Therefore, for the fixed solution vs float solution distinction to be reliable, it is key that we don’t violate the assumption that there is no inherent preference in the calculations toward integer results. We can use our extra knowledge that the answer should be a set of integers either to improve our answer or to verify our answer, but it is not really valid to do both. Unfortunately, that is exactly what fix-and-hold does. It uses the difference between the fixed and float solutions to push the phase-bias estimates toward integer values, then uses integer ambiguity resolution to determine how good the answer is based on how close to integers it is. This will usually improve the phase-bias estimates since it is very likely the chosen integers are the correct actual biases, but it will always improve the confidence in the result as determined by the integer ambiguity resolution, even when the result is wrong. Thus we have effectively short-circuited the validation process by adding a preference in the calculations for integer results.

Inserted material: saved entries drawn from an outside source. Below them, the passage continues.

static int gemm_impl(const void* A, int64_t lda, const void* W, int64_t ldw, const float* bias, const float* resid, int64_t ldr,
                     void* out, int64_t ldo, const int32_t* out_row, const int32_t* a_row, int64_t a_rows, int M, int N, int K, int in_fmt,
                     int out_fmt, int act, float alpha, float oscale, void* stream) {
  HIPIE_REQUIRE(A && W && out, "gemm: null pointer");
  HIPIE_REQUIRE(in_fmt == HIPIE_F16 || in_fmt == HIPIE_HL8 || in_fmt == HIPIE_F32, "gemm: operand format %d (HIPIE_F16 | HIPIE_HL8 | HIPIE_F32)",
                in_fmt);
  HIPIE_REQUIRE(out_fmt == HIPIE_F32 || out_fmt == HIPIE_F16 || out_fmt == HIPIE_HL8, "gemm: output format %d", out_fmt);
  HIPIE_REQUIRE(act >= 0 && act <= 3, "gemm: activation %d (0 none, 1 gelu, 2 relu, 3 quick-gelu)", act);
  HIPIE_REQUIRE(M > 0 && N > 0 && K > 0 && N % 8 == 0, "gemm: M=%d N=%d K=%d (N must be a multiple of 8)", M, N, K);
  const bool a_f32 = in_fmt == HIPIE_F32;
  const bool split = in_fmt == HIPIE_HL8 || a_f32;
  if (a_f32) lda *= 2;
  const int kq = split ? 32 : 64;
  HIPIE_REQUIRE(K % kq == 0, "gemm: K=%d must be a multiple of %d", K, kq);
  const int epr = split ? 2 * K : K;
  HIPIE_TRY(gm_check_operands("gemm", lda, ldw, epr, 320));
  HIPIE_TRY(gm_check_out("gemm", ldo, out_fmt, N));
  HIPIE_TRY(gm_check_resid("gemm", resid, ldr, N));
  HIPIE_TRY(gm_check_aligned("gemm", {A, W, out, bias, resid}));
  GemmParams p;
  gm_set_operands(p, A, lda, W, ldw, M, N, K, kq);
  p.bias = bias; p.resid = resid; p.ldr = ldr; p.out = (char*)out; p.ldo = ldo; p.out_row = out_row; p.a_row = a_row;
  p.out_fmt = out_fmt; p.act = act; p.alpha = alpha; p.oscale = oscale;
  hipStream_t st = (hipStream_t)stream;
  static const int k256_mode = [] { const char* e = study_env("HIPIE_GEMM_K256"); return e ? atoi(e) : 2; }();
  const bool k256_on = k256_mode == 1 || (k256_mode == 2 && N >= 384);
  if (k256_on && split && K == 256 && out_fmt == HIPIE_F32 && act == 0 && resid == nullptr && out_row == nullptr && a_row == nullptr &&
      alpha == 1.f && oscale == 1.f && N % 32 == 0 && M >= 8192 && ldw * 2 == 1024 && (long)M * p.lda_b < (1L << 32))
    return launch_gemm_k256(A, p.lda_b, a_f32 ? 1 : 0, W, p.ldw_b, bias, (float*)out, ldo, M, N, st);
  const bool wide = (N % 320 == 0);
  static const int small_on = [] { const char* e = study_env("HIPIE_GEMM_SMALL"); return e ? atoi(e) : 1; }();
  static const long small_tiles = [] { const char* e = study_env("HIPIE_GEMM_SMALL_MAXTILES"); return e ? atol(e) : 96L; }();
  const bool small_ok = small_on && (long)((M + 255) / 256) * ((N + (wide ? 319 : 255)) / (wide ? 320 : 256)) < small_tiles;
#ifdef HIPIE_GEMM_VARIANTS
  { const char* e = study_env("HIPIE_GEMM_VARIANT"); const int v = e ? atoi(e) : 0;
    if (split && wide && v == 1) return launch_gemm<320, true, 1>(p, st);
    if (split && wide && v == 3) return launch_gemm<320, true, 3>(p, st); }
  { const char* e = study_env("HIPIE_GEMM_VARIANT"); if (e) p.variant = atoi(e); }
  p.prio_mode = gemm2_prio();
  if (split && gemm2_mode() == 4) {
    const bool w160 = (N % 160 == 0);
    if (a_f32) return w160 ? launch_gemm4<5, 2>(p, st) : launch_gemm4<4, 2>(p, st);
    return w160 ? launch_gemm4<5, 0>(p, st) : launch_gemm4<4, 0>(p, st);
  }
  if (split && gemm2_mode() == 2) {
    const bool w160 = (N % 160 == 0);
    if (a_f32) return w160 ? launch_gemm3<5, 2>(p, st) : launch_gemm3<4, 2>(p, st);
    return w160 ? launch_gemm3<5, 0>(p, st) : launch_gemm3<4, 0>(p, st);
  }
  if (split && gemm2_mode() == 1) {
    const bool w160 = (N % 160 == 0);
    if (a_f32) return w160 ? launch_gemm2<5, 2>(p, st) : launch_gemm2<4, 2>(p, st);
    return w160 ? launch_gemm2<5, 0>(p, st) : launch_gemm2<4, 0>(p, st);
  }
#endif
  if (split && small_ok && a_row == nullptr) return a_f32 ? launch_gemm_small<2>(p, st) : launch_gemm_small<0>(p, st);
  if (a_f32) return wide ? launch_gemm<320, true, 2>(p, st) : launch_gemm<256, true, 2>(p, st);
  if (split) return wide ? launch_gemm<320, true>(p, st) : launch_gemm<256, true>(p, st);
  return wide ? launch_gemm<320, false>(p, st) : launch_gemm<256, false>(p, st);
}

extern "C" int hipie_gemm(const void* A, int64_t lda, const void* W, int64_t ldw, const float* bias, const float* resid, int64_t ldr,
                          void* out, int64_t ldo, const int32_t* out_row, int M, int N, int K, int in_fmt, int out_fmt, int act, float alpha,
                          float oscale, void* stream) {
  return gemm_impl(A, lda, W, ldw, bias, resid, ldr, out, ldo, out_row, nullptr, 0, M, N, K, in_fmt, out_fmt, act, alpha, oscale, stream);
}

extern "C" int hipie_gemm_gather(const void* A, int64_t lda, int64_t a_rows, const int32_t* a_row, const void* W, int64_t ldw, const float* bias,
                                 const float* resid, int64_t ldr, void* out, int64_t ldo, const int32_t* out_row, int M, int N, int K, int in_fmt,
                                 int out_fmt, int act, float alpha, float oscale, void* stream) {
  HIPIE_REQUIRE(a_row != nullptr && a_rows > 0, "gemm_gather: a_row map / operand row count missing");
  HIPIE_REQUIRE(in_fmt == HIPIE_HL8 || in_fmt == HIPIE_F32, "gemm_gather: split operands only (HIPIE_HL8 | HIPIE_F32 rows)");
  HIPIE_REQUIRE((long)a_rows * lda * (in_fmt == HIPIE_F32 ? 4 : 2) < (1L << 32), "gemm_gather: the gathered operand must stay below 4 GiB");
  return gemm_impl(A, lda, W, ldw, bias, resid, ldr, out, ldo, out_row, a_row, a_rows, M, N, K, in_fmt, out_fmt, act, alpha, oscale, stream);
}

extern "C" int hipie_gemm_batched(const void* A, int64_t lda, int64_t a_outer, int64_t a_inner, const void* W, int64_t ldw, int64_t w_outer,
                                  int64_t w_inner, void* out, int64_t ldo, int64_t o_outer, int64_t o_inner, int n_outer, int n_inner, int M,
                                  int N, int K, int out_fmt, float alpha, void* stream) {
  HIPIE_REQUIRE(A && W && out, "gemm_batched: null pointer");
  HIPIE_REQUIRE(out_fmt == HIPIE_F32 || out_fmt == HIPIE_HL8, "gemm_batched: output format %d (HIPIE_F32 | HIPIE_HL8)", out_fmt);
  HIPIE_REQUIRE(M > 0 && N > 0 && K > 0 && N % 8 == 0 && K % 32 == 0, "gemm_batched: M=%d N=%d K=%d (N %% 8, K %% 32)", M, N, K);
  HIPIE_TRY(gm_check_batch_shape("gemm_batched", n_outer, n_inner));
  HIPIE_TRY(gm_check_operands("gemm_batched", lda, ldw, 2 * K, 320));
  HIPIE_TRY(gm_check_out("gemm_batched", ldo, out_fmt, N));
  HIPIE_TRY(gm_check_batch_offsets("gemm_batched", a_outer, a_inner, w_outer, w_inner, o_outer, o_inner));
  HIPIE_TRY(gm_check_aligned("gemm_batched", {A, W, out}));
  GemmParams p;
  gm_set_operands(p, A, lda, W, ldw, M, N, K);
  gm_set_batch(p, n_inner, a_outer, a_inner, w_outer, w_inner, o_outer, o_inner, out_fmt == HIPIE_F32 ? 4 : 2);
  p.out = (char*)out; p.ldo = ldo; p.out_fmt = out_fmt; p.alpha = alpha;
  hipStream_t st = (hipStream_t)stream;
  const int batches = n_outer * n_inner;
#ifdef HIPIE_GEMM_VARIANTS
  if (gemm2_mode() == 1) return (N % 160 == 0) ? launch_gemm2<5, 0>(p, st, batches) : launch_gemm2<4, 0>(p, st, batches);
#endif
  return (N % 320 == 0) ? launch_gemm<320, true>(p, st, batches) : launch_gemm<256, true>(p, st, batches);
}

This does not mean fix-and-hold is a bad thing, in fact most of the time it will improve the solution. We just need to be aware that we have short-circuited the validation process and have compromised our ability to independently verify the quality of the solution. It also means that it is easy to fool ourselves into thinking that fix-and-hold is helping more than it really is. For example, two of the metrics I have been using to evaluate my solutions, percent fixed solutions, and median AR ratio, are relatively meaningless once we have turned it on since they may improve regardless of the actual quality of the solution. The value of a particular solution is a combination of its accuracy and our confidence in that accuracy. Fix-and-hold gives up confidence in the solution in exchange for improvement in its accuracy.

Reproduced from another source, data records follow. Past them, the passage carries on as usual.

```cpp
template <int NB0, int kWs2Stage>
__global__ __launch_bounds__(64 * kWs2Waves, 2) void gemm_ws2_kernel(GemmArgs g) {
    typedef PBF16 P;
    typedef P::frag_t frag_t;
    constexpr int NB = P::NBH + NB0;
    __shared__ __attribute__((aligned(16))) char smem[2 * kWs2Stage * NB * 1024];
    frag_t *abuf = (frag_t *) smem;

    const int tid = threadIdx.x, lane = tid & 63;
    const int wave = __builtin_amdgcn_readfirstlane(tid >> 6);
    const int colq = lane & 15;
    const int bid = blockIdx.x;
    const int half = (bid >> 3) & 1;
    const int mgroup = (bid >> 4) * 8 + (bid & 7);
    const int mstride = (gridDim.x >> 1) * kWs2Stage;
    const int mlast = mgroup * kWs2Stage + ((g.mtiles - 1 - mgroup * kWs2Stage) / mstride) * mstride;
    const int nt_base = half ? 26 : 0, nt_count = half ? kGateTiles - 26 : 26;
    const frag_t *w = (const frag_t *) g.w;

    int nt[kWs2Tiles];
#pragma unroll
    for (int j = 0; j < kWs2Tiles; ++j) nt[j] = nt_base + (wave + kWs2Waves * j < nt_count ? wave + kWs2Waves * j : 0);
    const bool has4 = wave + kWs2Waves * 3 < nt_count;
    frag_t wr[kWs2Tiles][NB];
    float bias[kWs2Tiles];
#pragma unroll
    for (int j = 0; j < kWs2Tiles; ++j) {
#pragma unroll
        for (int blk = 0; blk < NB; ++blk) wr[j][blk] = w[((size_t) nt[j] * NB + blk) * 64 + lane];
        bias[j] = g.bias[nt[j] * 16 + colq];
    }

    constexpr int kStageBlocks = kWs2Stage * NB;
    constexpr int kFetch = (kStageBlocks + kWs2Waves - 1) / kWs2Waves;
    const unsigned lane16 = lane * 16u, lane8 = lane * 8u;
    unsigned foff[kFetch];
#pragma unroll
    for (int i = 0; i < kFetch; ++i) {
        const int idx = wave + kWs2Waves * i;
        const int m = idx / NB, blk = idx % NB;
        foff[i] = blk < NB0 ? (unsigned) (m * NB0 + blk) * 1024u : (unsigned) (m * P::NBH + (blk - NB0)) * 1024u;
    }
    auto fetch = [&](int i, int mt0) {
        const int blk = (wave + kWs2Waves * i) % NB;
        const __amdgpu_buffer_rsrc_t r =
            blk < NB0 ? make_rsrc((const frag_t *) g.a0 + (size_t) mt0 * NB0 * 64, kWs2Stage * (NB0 ? NB0 : 1) * 1024)
                      : make_rsrc((const frag_t *) g.a1 + (size_t) mt0 * P::NBH * 64, kWs2Stage * P::NBH * 1024);
        return buf_load_frag(r, lane16, foff[i]);
    };
#pragma unroll
    for (int i = 0; i < kFetch; ++i)
        if (wave + kWs2Waves * i < kStageBlocks) abuf[(wave + kWs2Waves * i) * 64 + lane] = fetch(i, mlast);
    __syncthreads();

    auto store_tile = [&](__amdgpu_buffer_rsrc_t out, int j, f32x4 v) {
#pragma unroll
        for (int i = 0; i < 4; ++i) v[i] = v[i] + bias[j];
        buf_store_gi(out, lane8, nt[j] * 512u, P::to_gi(v));
    };

    auto main_loop = [&](auto has4_tag) {
        constexpr bool kHas4 = decltype(has4_tag)::value;
        int cur = 0;
        for (int mt0 = mlast; mt0 >= 0; mt0 -= mstride) {
            const bool more = mt0 - mstride >= 0;
            frag_t stage[kFetch];
#pragma unroll
            for (int i = 0; i < kFetch; ++i)
                if (more && wave + kWs2Waves * i < kStageBlocks) stage[i] = fetch(i, mt0 - mstride);
            constexpr int MP = NB0 < 2 ? 2 : 1;
            static_assert(kWs2Stage % MP == 0, "m-tiles are processed MP at a time");
            const frag_t *ab = abuf + cur * kStageBlocks * 64;
#pragma unroll
            for (int m = 0; m < kWs2Stage; m += MP) {
                f32x4 acc[MP][kWs2Tiles];
                frag_t qa[MP][kWs2NA];
#pragma unroll
                for (int mm = 0; mm < MP; ++mm) {
#pragma unroll
                    for (int c = 0; c < kWs2Tiles; ++c) acc[mm][c] = f32x4{0.f, 0.f, 0.f, 0.f};
#pragma unroll
                    for (int p = 0; p < kWs2NA; ++p) qa[mm][p] = ab[((m + mm) * NB + p) * 64 + lane];
                }
                __builtin_amdgcn_sched_barrier(0);
#pragma unroll
                for (int blk = 0; blk < NB; ++blk) {
#pragma unroll
                    for (int c = 0; c < (kHas4 ? 4 : 3); ++c)
#pragma unroll
                        for (int mm = 0; mm < MP; ++mm) acc[mm][c] = P::mma(qa[mm][blk % kWs2NA], wr[c][blk], acc[mm][c]);
                    if (blk + kWs2NA < NB) {
#pragma unroll
                        for (int mm = 0; mm < MP; ++mm)
                            qa[mm][blk % kWs2NA] = ab[((m + mm) * NB + blk + kWs2NA) * 64 + lane];
                    }
                    __builtin_amdgcn_sched_barrier(0);
                }
                if (m == kWs2Stage - MP) {
#pragma unroll
                    for (int i = 0; i < kFetch; ++i)
                        if (more && wave + kWs2Waves * i < kStageBlocks)
                            abuf[((cur ^ 1) * kStageBlocks + wave + kWs2Waves * i) * 64 + lane] = stage[i];
                }
#pragma unroll
                for (int mm = 0; mm < MP; ++mm) {
                    const __amdgpu_buffer_rsrc_t out =
                        make_rsrc((P::gi_t *) g.out + (size_t) (mt0 + m + mm) * kGateTiles * 64, kGateTiles * 512);
#pragma unroll
                    for (int c = 0; c < (kHas4 ? 4 : 3); ++c) store_tile(out, c, acc[mm][c]);
                }
            }
            __syncthreads();
            cur ^= 1;
        }
    };
    if (has4)
        main_loop(std::true_type{});
    else
        main_loop(std::false_type{});
}

constexpr int kWsrStage = 2;

template <int OUT, int UW>
__global__ __launch_bounds__(512, 2) void gemm_wsr_kernel(GemmArgs g) {
    typedef PBF16 P;
    typedef P::frag_t frag_t;
    constexpr int NB = P::NBH;
    constexpr bool kApack = (OUT == kOutAPlain || OUT == kOutASigmoid);
    constexpr bool kSigmoid = (OUT == kOutMask || OUT == kOutASigmoid);
    constexpr int NU = kApack ? P::NPB : 1;
    __shared__ __attribute__((aligned(16))) char smem[2 * kWsrStage * NB * 1024 + 8 * 1024];
    frag_t *abuf = (frag_t *) smem;
    const int tid = threadIdx.x, lane = tid & 63;
    const int wave = __builtin_amdgcn_readfirstlane(tid >> 6);
    char *scratch = smem + 2 * kWsrStage * NB * 1024 + wave * 1024;
    const int colq = lane & 15;
    const int units = g.ntiles / NU;
    const frag_t *w = (const frag_t *) g.w;

    int unit[UW];
    bool live[UW];
    frag_t wr[UW * NU][NB];
    float bias[UW * NU];
#pragma unroll
    for (int q = 0; q < UW; ++q) {
        live[q] = wave + 8 * q < units;
        unit[q] = live[q] ? wave + 8 * q : 0;
#pragma unroll
        for (int j = 0; j < NU; ++j) {
            const int nt = unit[q] * NU + j;
#pragma unroll
// ... 386 lines not shown
        launch_gemm_mt<P, 2>(a, s);
    else
        launch_gemm_mt<P, 1>(a, s);
}

void launch_gemm(const GemmArgs &a, hipStream_t s) {
    const bool no_ws = (a.dev & kDevGemmGeneric) != 0;
    if (a.precision == kBf16 && a.out_kind == kOutGi && a.ntiles == kGateTiles && a.nb1 == PBF16::NBH && a.nb0 <= 2 && a.taps == 1 &&
        a.mtiles >= 256 && !no_ws) {
        GemmArgs m = a;
        m.mtiles = a.mtiles / 256 * 256;
        const int wgs = a.grid >= 16 && a.grid < 256 ? (a.grid / 16 >= 8 ? 128 : a.grid / 16 >= 4 ? 64 : a.grid / 16 >= 2 ? 32 : 16) : 256;
        const dim3 grid(wgs), block(64 * kWs2Waves);
        if (m.mtiles % 512 == 0) {
            if (a.nb0 == 0)
                hipLaunchKernelGGL((gemm_ws2_kernel<0, 4>), grid, block, 0, s, m);
            else if (a.nb0 == 1)
                hipLaunchKernelGGL((gemm_ws2_kernel<1, 4>), grid, block, 0, s, m);
            else
                hipLaunchKernelGGL((gemm_ws2_kernel<2, 4>), grid, block, 0, s, m);
        } else {
            if (a.nb0 == 0)
                hipLaunchKernelGGL((gemm_ws2_kernel<0, 2>), grid, block, 0, s, m);
            else if (a.nb0 == 1)
                hipLaunchKernelGGL((gemm_ws2_kernel<1, 2>), grid, block, 0, s, m);
            else
                hipLaunchKernelGGL((gemm_ws2_kernel<2, 2>), grid, block, 0, s, m);
        }
        if (a.mtiles > m.mtiles) {
            GemmArgs t = a;
            t.mtiles = a.mtiles - m.mtiles;
            if (a.a0) t.a0 = (const char *) a.a0 + (size_t) m.mtiles * a.nb0 * 1024;
            t.a1 = (const char *) a.a1 + (size_t) m.mtiles * a.nb1 * 1024;
            t.out = (char *) a.out + (size_t) m.mtiles * kGateTiles * 64 * sizeof(PBF16::gi_t);
            launch_gemm_p<PBF16>(t, s);
        }
        return;
    }
    const bool no_wsr = (a.dev & kDevGemmNoWsr) != 0;
    if (a.precision == kBf16 && a.nb0 == 0 && a.nb1 == PBF16::NBH && a.taps == kF5Taps && a.out_kind == kOutAPlain && a.ntiles == 18 &&
        a.tap_stride % ((size_t) a.nb1 * 1024) == 0 && !no_wsr) {
        const int mtb = (int) (a.tap_stride / ((size_t) a.nb1 * 1024));
        const int T = mtb > 0 ? a.mtiles / mtb : 0;
        if (T >= 8 && a.mtiles == T * mtb) {
            int nseg = 1;
            while (mtb * nseg < 256 && T / (nseg * 2) >= 16) nseg *= 2;
            int seglen = (T + nseg - 1) / nseg;
            seglen = (seglen + kF5P - 1) / kF5P * kF5P;
            nseg = (T + seglen - 1) / seglen;
            const int jobs = mtb * nseg;
            allow_dynamic_lds(gemm_front5_kernel, kF5LdsBytes);
            hipLaunchKernelGGL(gemm_front5_kernel, dim3((jobs + 7) / 8 * 24), dim3(64 * kF5Waves), kF5LdsBytes, s, a, mtb, T, seglen);
            return;
        }
        if (a.mtiles <= 1024) {
            allow_dynamic_lds(gemm_front5_t1_kernel, kF5tLdsBytes);
            hipLaunchKernelGGL(gemm_front5_t1_kernel, dim3((a.mtiles + 7) / 8 * 24), dim3(64 * kF5Waves), kF5tLdsBytes, s, a);
            return;
        }
    }
    if (a.precision == kBf16 && a.nb0 == 0 && a.nb1 == PBF16::NBH && a.taps == 1 && a.mtiles >= 512 && !no_wsr) {
        const dim3 grid(a.grid >= 16 && a.grid < 256 ? a.grid : 256), block(512);
        if (a.out_kind == kOutAPlain && a.ntiles <= 32) {
            hipLaunchKernelGGL((gemm_wsr_kernel<kOutAPlain, 2>), grid, block, 0, s, a);
            return;
        }
        if (a.out_kind == kOutASigmoid && a.pad_nb && a.ntiles != 2) {
// ... 28 lines not shown
```

### koala_amd/csrc/kns_gru.hip

```cpp
#include "kns_device.hpp"

namespace kns {


template <class P, int W, bool kResets = false>
__global__ __launch_bounds__(64 * W, W / 4) void gru_kernel(GruArgs g) {
    typedef typename P::frag_t frag_t;
    typedef typename P::elem_t elem_t;
    constexpr int NBH = P::NBH;
    constexpr int TPW = (kUnitTiles + W - 1) / W;
    __shared__ __attribute__((aligned(16))) char hbuf[2][NBH * 1024];

    const int tid = threadIdx.x, lane = tid & 63;
    const int wave = __builtin_amdgcn_readfirstlane(tid >> 6);
    const int mt = blockIdx.x;
    const int colq = lane & 15, rowq = (lane >> 4) * 4;

    f32x4 hreg[TPW];
#pragma unroll
    for (int q = 0; q < TPW; ++q) {
        const int u = wave + W * q;
        hreg[q] = f32x4{0.f, 0.f, 0.f, 0.f};
        if (u < kUnitTiles) hreg[q] = ((const f32x4 *) g.hstate_in)[((size_t) mt * kUnitTiles + u) * 64 + lane];
    }
// ... 26 lines not shown
    const frag_t *whh = (const frag_t *) g.whh;
    int cur = 0;
    for (int t = 0; t < g.T; ++t) {
        const frag_t *ha = (const frag_t *) hbuf[cur];
        if (t > 0) {
            frag_t *hs = (frag_t *) g.hseq + ((size_t) (t - 1) * g.mtiles + mt) * NBH * 64;
            for (int blk = wave; blk < NBH; blk += W) hs[blk * 64 + lane] = ha[blk * 64 + lane];
        }
        if (kResets) {
            const unsigned rm = reset_rows(g.resets, g.rs_pitch, mt, g.rs_t0 + t);
            if (rm) {
                __syncthreads();
#pragma unroll
                for (int q = 0; q < TPW; ++q) {
                    const int u = wave + W * q;
                    if (u < kUnitTiles) {
                        const int k = u * 16 + colq;
                        elem_t *dst = (elem_t *) hbuf[cur] + (k / P::KB) * 64 * P::EPL;
#pragma unroll
                        for (int i = 0; i < 4; ++i) {
                            hreg[q][i] = (rm >> (rowq + i)) & 1u ? 0.0f : hreg[q][i];
                            dst[P::off(rowq + i, k % P::KB)] = operand_of(hreg[q][i], u);
                        }
                    }
                }
                __syncthreads();
            }
        }
        const typename P::gi_t *gi = (const typename P::gi_t *) g.gi + ((size_t) t * g.mtiles + mt) * kGateTiles * 64;
#pragma unroll
        for (int q = 0; q < TPW; ++q) {
            const int u = wave + W * q;
            if (u < kUnitTiles) {
                typename P::gi_t gir = gi[(u * 3 + 0) * 64 + lane];
                typename P::gi_t giz = gi[(u * 3 + 1) * 64 + lane];
                typename P::gi_t gin = gi[(u * 3 + 2) * 64 + lane];
                const float br = g.bhh[(u * 3 + 0) * 16 + colq];
                const float bz = g.bhh[(u * 3 + 1) * 16 + colq];
                const float bn = g.bhh[(u * 3 + 2) * 16 + colq];
                f32x4 acc[3];
#pragma unroll
                for (int gt = 0; gt < 3; ++gt) acc[gt] = f32x4{0.f, 0.f, 0.f, 0.f};
                const frag_t *wu = whh + (size_t) u * 3 * NBH * 64 + lane;
                constexpr int kAhead = 4;
                frag_t bq[kAhead][3];
#pragma unroll
                for (int p = 0; p < kAhead; ++p)
#pragma unroll
                    for (int gt = 0; gt < 3; ++gt) bq[p][gt] = wu[(gt * NBH + (p < NBH ? p : NBH - 1)) * 64];
#pragma nounroll
                for (int blk = 0; blk < NBH; ++blk) {
                    const frag_t ab = ha[blk * 64 + lane];
                    frag_t bc[3];
#pragma unroll
                    for (int gt = 0; gt < 3; ++gt) {
                        bc[gt] = bq[0][gt];
#pragma unroll
                        for (int p = 0; p + 1 < kAhead; ++p) bq[p][gt] = bq[p + 1][gt];
                    }
                    const int nb = blk + kAhead < NBH ? blk + kAhead : NBH - 1;
#pragma unroll
                    for (int gt = 0; gt < 3; ++gt) bq[kAhead - 1][gt] = wu[(gt * NBH + nb) * 64];
#pragma unroll
                    for (int gt = 0; gt < 3; ++gt) acc[gt] = P::mma(ab, bc[gt], acc[gt]);
                }
                f32x4 ir = P::from_gi(gir), iz = P::from_gi(giz), in = P::from_gi(gin);
                const int k = u * 16 + colq;
                elem_t *dst = (elem_t *) hbuf[cur ^ 1] + (k / P::KB) * 64 * P::EPL;
                if (P::kPrec == kBf16) {
// ... 471 lines not shown
#pragma unroll
        for (int p = 0; p <= D; ++p) aq[p] = ha[p * 64 + lane];
    }
#pragma unroll
    for (int p = 0; p < kQ; ++p)
        if (kFirstLds + p < N) qb[p] = wl[p * 64 + lane];
    if (kChain) qc = w16[0];
    if (D == 0) aq[0] = ha[lane];
#pragma unroll
    for (int i = 0; i < N; ++i) {
        const int blk = i / 3;
        if (i % 3 == 0 && blk > 0 && blk + D < NB) aq[(blk + D) % (D + 1)] = ha[(blk + D) * 64 + lane];
        const bf16x8 a = aq[blk % (D + 1)];
        bf16x8 b;
        if (i < kFirstLds) {
            b = wreg[i < kNReg ? i : 0];
        } else {
            const int j = i - kFirstLds;
            b = qb[j % kQ];
            if (i + kQ < N) qb[j % kQ] = wl[(j + kQ) * 64 + lane];
        }
        acc[i % 3] = PBF16::mma(a, b, acc[i % 3]);
        if (kChain && i % 3 == 2) {
            const bf16x8 c = qc;
            if (blk + 1 < NB) qc = w16[(blk + 1) * kChainStride * 64];
            *a16 = PBF16::mma(a, c, *a16);
        }
    }
}
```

Is it possible that fix-and-hold is too much of a good thing? Once it is turned on the phase-bias adjustments towards the integer solutions are done every epoch, tightly constraining the phase-biases and making it very difficult to “let go” of an incorrect solution. What if the fix-and-hold adjustments were done only for a single epoch when we first meet the enabling criteria, then turned off not used again until we lose our fix and meet the criteria again? Instead of “holding” on to the integer solution after a fix, we “bump” the solution in the right direction, then let go. I will call this “Fix-and-Bump”. Note that the “cheating” effect of adjusting the biases will be retained in the phase-bias states so turning off fix-and-hold is not enough to immediately re-validate the integer ambiguity resolution. I suspect however that erroneous fixes will not be stable and without the continuous adjustments from fix-and-hold, they will drift away from the integer solutions fairly quickly.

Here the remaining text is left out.